User www Group www AddHandler cgi-script .cgi AccessFileName .htaccess <FilesMatch "^\.ht"> Require all denied </FilesMatch> <Directory /> Options FollowSymLinks AllowOverride None Require all denied </Directory>
Place a ".htaccess" file with the following content in the directory where "bbb_manage.cgi" is installed to ensure that only authenticated users can access it. Since Basic authentication used here transmits the password in plain text, always operate the server with SSL (HTTPS).
<Files "bbb_manage.cgi"> AuthType Basic AuthName "Private" AuthUserFile /home/www/.htpasswd Require valid-user </Files>
To create a password file, execute the following command.
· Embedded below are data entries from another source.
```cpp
typedef struct ieache_stats {
    double total_ms;
    double blind_rotate_ms;
    double keyswitch_ms;
// ... 201 lines not shown
#define IEACHE_WOP_EQ 17
#define IEACHE_WOP_SELECT 18
#define IEACHE_FAMILY_REFERENCE 0
#define IEACHE_FAMILY_KOGGE_STONE 1
#define IEACHE_FAMILY_CARRY_SAVE 2
#define IEACHE_FAMILY_FULL_ADDER 3
#define IEACHE_PROGRAM_FOLD 2
#define IEACHE_WORD_MAX_WIDTH 512
typedef struct ieache_word_instr {
    int32_t op;
    int32_t family;
    int32_t width;
    int32_t a, b, c;
    int32_t imm0, imm1;
    int32_t first, count;
} ieache_word_instr;
typedef struct ieache_word_arg {
    int32_t reg, shift;
} ieache_word_arg;
ieache_netlist* ieache_program_compile(const ieache_word_instr* instrs, size_t n_instrs, const ieache_word_arg* args, size_t n_args,
                                       const uint32_t* const_words, size_t n_const_words, const int32_t* outputs, size_t n_outputs,
                                       int flags);
int64_t ieache_netlist_export(const ieache_netlist* nl, ieache_net_gate* gates, size_t cap, int32_t* outputs, size_t out_cap);

int ieache_circuit_simulate(int kind, int bits, const uint8_t* in_bits, uint8_t* out_bits);
int ieache_circuit_simulate_ex(int kind, int bits, int fold_constants, const uint8_t* in_bits, uint8_t* out_bits);

int ieache_debug_blind_rotate(ieache_ctx* ctx, size_t count, const int32_t* x, int32_t* acc, int32_t steps);
int ieache_debug_keyswitch(ieache_ctx* ctx, size_t count, const int32_t* u, int32_t* out);
int ieache_debug_twiddles(ieache_ctx* ctx, int which, double* out);
int ieache_debug_fft512(ieache_ctx* ctx, int form, size_t count, const double* in, double* out);
int ieache_debug_spectrum(ieache_ctx* ctx, int which, size_t first, size_t count, double* out);
int ieache_debug_forward_path(int xlane);
int ieache_debug_mix_plan(int cus, int n, int64_t gates, int s1, int ratio_x100, int out[9]);

int ieache_ctx_set_packing_key(ieache_ctx* ctx, int32_t pk_t, int32_t pk_basebit, const int32_t* pk );
int ieache_debug_pack_plan(const ieache_ctx* ctx, size_t groups, int32_t m, int64_t out[4]);
int ieache_pack_device(ieache_ctx* ctx, size_t groups, int32_t m, int32_t spread, int32_t shift,
                       const int32_t* d_rows , int32_t* d_out , ieache_stats* stats);
int ieache_pack(ieache_ctx* ctx, size_t groups, int32_t m, int32_t spread, int32_t shift,
                const int32_t* rows , int32_t* out , ieache_stats* stats);

#define IEACHE_LUT_TREE_MAX_DEPTH 12
typedef struct ieache_tgsw ieache_tgsw;
ieache_tgsw* ieache_tgsw_prepare(ieache_ctx* ctx, const int32_t* samples , size_t n);
ieache_tgsw* ieache_tgsw_prepare_device(ieache_ctx* ctx, const int32_t* d_samples , size_t n);
void ieache_tgsw_free(ieache_tgsw* set);
int ieache_cmux(ieache_ctx* ctx, const ieache_tgsw* set, size_t count, const int32_t* sel_of ,
                const int32_t* d1 , const int32_t* d0 , int32_t* out , ieache_stats* stats);
int ieache_cmux_device(ieache_ctx* ctx, const ieache_tgsw* set, size_t count, const int32_t* d_sel_of, const int32_t* d_d1, const int32_t* d_d0,
                       int32_t* d_out, ieache_stats* stats);
int ieache_lut_tree(ieache_ctx* ctx, const ieache_tgsw* set, size_t count, int32_t depth, const int32_t* sel_of ,
                    const int32_t* tables , int32_t n_tables, const int32_t* table_of ,
                    int32_t* out , ieache_stats* stats);
int ieache_lut_tree_device(ieache_ctx* ctx, const ieache_tgsw* set, size_t count, int32_t depth, const int32_t* d_sel_of, const int32_t* d_tables,
                           int32_t n_tables, const int32_t* d_table_of, int32_t* d_out, ieache_stats* stats);
int ieache_tlwe_extract(ieache_ctx* ctx, size_t count, const int32_t* tlwe , const int32_t* coef_of ,
                        int32_t* u , ieache_stats* stats);
int ieache_tlwe_extract_device(ieache_ctx* ctx, size_t count, const int32_t* d_tlwe, const int32_t* d_coef_of,
                               int32_t* d_u , ieache_stats* stats);
int ieache_debug_cmux_plan(const ieache_ctx* ctx, size_t count, int32_t depth, int64_t out[4]);

int ieache_lut_scatter(ieache_ctx* ctx, const ieache_tgsw* set, size_t count, int32_t depth, const int32_t* sel_of ,
                       const int32_t* values , const int32_t* mem ,
                       int32_t* out , ieache_stats* stats);
int ieache_lut_scatter_device(ieache_ctx* ctx, const ieache_tgsw* set, size_t count, int32_t depth, const int32_t* d_sel_of,
// ... 133 lines not shown
```

Before: 217,200 gate ops/s.

## Store blind-rotate accumulators in a bank-folded LDS layout with planned rotated gathers

Adds a folded (XOR-swizzled) layout for the per-wave accumulator in shared memory to the w1b blind-rotate kernel. The rotated-gather addresses are precomputed once per step and reused by both polynomials' decompositions, and reads are batched. The load, atomic-add write-back and the finish routine are all remapped to the same fold. The aim is to cut LDS bank conflicts and address arithmetic in the decomposition, at the risk of extra index math and mismatched fold mappings. The default for l=3 with the guard is path 2, now folded; a path 3 keeps the natural layout.

```diff
diff --git a/ie-ache_amd/__init__.py b/ie-ache_amd/__init__.py
--- a/ie-ache_amd/__init__.py
+++ b/ie-ache_amd/__init__.py
@@ -3,7 +3,7 @@
     GATE_AND, GATE_XOR, GATE_OR, GATE_NAND, GATE_MUX, circ_chain,
     GATE_NOR, GATE_XNOR, GATE_ANDNY, GATE_ANDYN, GATE_ORNY, GATE_ORYN, GATE_TYPES, FALSE, TRUE, NOT, Netlist, CompiledNetlist,
     CircuitInfo, Context, IeacheError, Params, Stats, build_library, circuit_info, circuit_level_cap, circuit_simulate,
-    default_params, device_count, debug_forward_path, lib, library_path,
+    default_params, device_count, debug_forward_path, debug_w1b_path, lib, library_path,
     GATE_MAJ3, GATE_XOR3, CIRC_ADD_FA, CIRC_SUB_FA, CIRC_RSUB_FA, CIRC_MUL_FA, circuit_gate_count,
     PBS_NO_KEYSWITCH, PBS_TLWE_POLYS, PBS_ACCUMULATOR, PBS_MULTI_MAX_FACTORS, Group, GROUP_MAX_DEVICES, Job,
     TgswSet, Automaton, AUTOMATON_MAX_STATES, AUTOMATON_MAX_STEPS, automaton_tables, LUT_TREE_MAX_DEPTH, ROTATE_MAX_STEPS, LUT_READ_NO_KEYSWITCH,
diff --git a/ie-ache_amd/csrc/acc_fold.h b/ie-ache_amd/csrc/acc_fold.h
--- /dev/null
+++ b/ie-ache_amd/csrc/acc_fold.h
@@ -0,0 +1,25 @@
+#pragma once
+
+#include <cstdint>
+
+#ifndef IEACHE_HD
+#ifdef __HIPCC__
+#define IEACHE_HD __device__ __forceinline__
+#else
+#define IEACHE_HD inline
+#endif
+#endif
+
+namespace ieache {
+namespace w64 {
+
+IEACHE_HD constexpr uint32_t acc_fold(uint32_t d) { return d ^ (((d >> 5) & 1u) << 4); }
+IEACHE_HD constexpr uint32_t acc_fold4(uint32_t q) { return q ^ (((q >> 3) & 1u) << 2); }
+IEACHE_HD constexpr uint32_t acc_fold_bytes(uint32_t b) { return b ^ ((b >> 1) & 64u); }
+
+IEACHE_HD constexpr uint32_t acc_fold_step_offset(uint32_t own, uint32_t half, uint32_t gate_4a) {
+    return acc_fold_bytes(((own ^ (half & 64u)) - gate_4a) & 8188u);
+}
+
+}
+}
diff --git a/ie-ache_amd/csrc/blind_rotate_w64.hip b/ie-ache_amd/csrc/blind_rotate_w64.hip
--- a/ie-ache_amd/csrc/blind_rotate_w64.hip
+++ b/ie-ache_amd/csrc/blind_rotate_w64.hip
@@ -225,20 +225,22 @@
     double2* sT = sT_all + wave * kTile;
     int32_t* acc = acc_all + wave * 2 * kN;
     const int64_t item = (int64_t)blockIdx.x * G + wave;
-    static_assert(XLANE == 1 || XLANE == 2, "the forward transforms' lane-high transpose: v_cndmask pairs (1) or the exchange form (2)");
-    using Roots = typename std::conditional<XLANE == 2, LaneRootsExchange, LaneRootsResident>::type;
+    static_assert(XLANE >= 1 && XLANE <= 3, "v_cndmask pairs (1), the exchange form on folded accumulators (2) or on natural ones (3)");
+    constexpr int FX = XLANE == 1 ? 1 : 2;
+    constexpr bool FOLD = XLANE == 2;
+    using Roots = typename std::conditional<FX == 2, LaneRootsExchange, LaneRootsResident>::type;
     load_twiddles(sTw, gtw, tid, 64 * G);
     __syncthreads();
     if (item >= items) return;
     const Roots R = make_roots<Roots>(sTw, lane);
-    const int plane = XLANE == 2 ? xl_pi(lane) : lane;
+    const int plane = FX == 2 ? xl_pi(lane) : lane;
     const uint16_t* __restrict__ bara = st_bara + (size_t)item * nb;
     int32_t* gacc = st_acc + (size_t)item * 2 * kN;
     {
         const int4* src = reinterpret_cast<const int4*>(gacc);
         int4* dst = reinterpret_cast<int4*>(acc);
 #pragma unroll
-        for (int r = 0; r < 8; r++) dst[64 * r + lane] = src[64 * r + lane];
+        for (int r = 0; r < 8; r++) dst[64 * r + (FOLD ? (int)acc_fold4((uint32_t)lane) : lane)] = src[64 * r + lane];
     }
     wave_sync();
 
@@ -252,6 +254,8 @@
     const int lane16 = bk_lane_offset(lane);
     const unsigned char* accb = reinterpret_cast<const unsigned char*>(acc_all);
     const uint32_t pb0 = (uint32_t)wave * (2 * kN * 4);
+    const int flane = FOLD ? (int)acc_fold((uint32_t)lane) : lane;
+    const uint32_t accl0 = FOLD ? lds_address(acc) : 0u, ownl0 = accl0 + 4u * acc_fold((uint32_t)plane);
 
     unsigned long long tsum[8] = {0, 0, 0, 0, 0, 0, 0, 0}, tlast = 0;
     if (DIAG) tlast = stamp();
@@ -264,10 +268,25 @@
         double2 s[2][8];
         uint32_t v0[8], v1[8];
         double dev_max = 0.0;
-        const uint32_t jb4 = ((uint32_t)(plane - a) & (2 * kN - 1)) << 2;
-        auto decompose = [&](const uint32_t pb) {
-            const int32_t* accp = reinterpret_cast<const int32_t*>(accb + pb);
-            decompose_rotated(v0, v1, accb, accp, pb, jb4, plane, dec_offset);
+        uint32_t jb4;
+        if constexpr (FOLD) {
+            uint32_t half;
+            asm volatile("v_lshrrev_b32 %0, 1, %1" : "=v"(half) : "v"(ownl0));
+            jb4 = acc_fold_step_offset(ownl0, half, accl0 + 4u * (uint32_t)a);
+        } else {
+            jb4 = ((uint32_t)(plane - a) & (2 * kN - 1)) << 2;
+        }
+        RotatedGather gather;
+        if constexpr (FOLD) plan_rotated_gather(gather, accl0, jb4, dec_offset);
+        auto decompose = [&](auto poly) {
+            constexpr int POLY = decltype(poly)::value;
+            if constexpr (FOLD) {
+                decompose_planned<POLY, 4>(v0, v1, gather, ownl0, dec_offset);
+            } else {
+                const uint32_t pb = pb0 + 4096u * POLY;
+                const int32_t* accp = reinterpret_cast<const int32_t*>(accb + pb);
+                decompose_rotated(v0, v1, accb, accp, pb, jb4, plane, dec_offset);
+            }
         };
         auto digit_row = [&](const int sh, const int brow, auto first) {
             constexpr bool FIRST = decltype(first)::value;
@@ -276,7 +295,7 @@
             digits_to_double2<BGBIT>(x, v0, v1, sh);
             __builtin_amdgcn_sched_barrier(0);
             stamp_phase<DIAG>(tsum, tlast, 1);
-            fft512_forward<true, XLANE>(x, sT, lane, R, request_a);
+            fft512_forward<true, FX>(x, sT, lane, R, request_a);
             stamp_phase<DIAG>(tsum, tlast, 2);
             load_bk_block(bB, bk_rsrc, lane16, brow + kRowBytes / 2);
             __builtin_amdgcn_sched_barrier(0);
@@ -286,12 +305,12 @@
             for (int k = 0; k < 8; k++) s[1][k] = mac<FIRST>(s[1][k], x[k], bB[k]);
             stamp_phase<DIAG>(tsum, tlast, 3);
         };
-        decompose(pb0);
+        decompose(std::integral_constant<int, 0>{});
         stamp_phase<DIAG>(tsum, tlast, 0);
         digit_row(32 - BGBIT, bki, std::true_type{});
 #pragma unroll 1
         for (int row = 1; row < L; row++) digit_row(32 - (row + 1) * BGBIT, bki + row * kRowBytes, std::false_type{});
-        decompose(pb0 + 4096u);
+        decompose(std::integral_constant<int, 1>{});
         stamp_phase<DIAG>(tsum, tlast, 0);
 #pragma unroll 1
         for (int row = L; row < 2 * L; row++) digit_row(32 - (row - L + 1) * BGBIT, bki + row * kRowBytes, std::false_type{});
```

This saves the password for the authentication user "admin" in "/home/www/.htpasswd". You will be prompted for the password string when executing the command.
$ sudo -u www htpasswd -c /home/www/.htpasswd admin
The concept is the same for web servers other than Apache2. The idea is to use a dedicated user for the web server, enable CGI execution, set up access control for each directory, and apply authentication-based access control to "bbb_manage.cgi".
Data Backup
This is not limited to file management via the web, but in system management, unexpected events such as operational mistakes and hardware failures always occur. Therefore, for the heaven's sake, you should take backups regularly. Since BikiBikiBob data is composed of normal files, the backup process is extremely simple. You can bundle the contents of the target directory into a tar.gz file and transfer it somewhere. If you feel that's troublesome, simply transfer it with a single command using scp or sftp.
If the data is safe to be publicly shared, you can manage it as a repository on GitHub. You can manage files normally via SSH or the web UI, and commit all differences at a convenient stopping point.
$ cd /home/mikio/myblog $ git add input/*.art $ git rm $(git ls-files input --deleted) $ git add data/* $ git rm $(git ls-files data --deleted) $ git commit -m "periodical update." $ git push
Since the IP address of the poster is written in the comment files, uploading them to GitHub as-is might cause problems. If you dare to manage them on GitHub, it's safer to create data with dummy IP addresses and upload that.
$ mkdir -p comment-annon $ rm -f comment-annon/*.cmt $ ls comment/*.cmt | sort | while read old_file do new_file="comment-annon/$(basename $old_file)" sed -e 's/^\(.*\)\t\(.*\)\t\(.*\)\t\(.*\)$/\1\t-\t\3\t\4/' "$old_file" > "$new_file" done $ git add comment-annon/*.cmt $ git commit -m "periodical comment update." $ git push
If you make the series of commands into a shell script, backups can be completed with a single command. The significant advantage is that you don't need to prepare a separate storage environment for backups.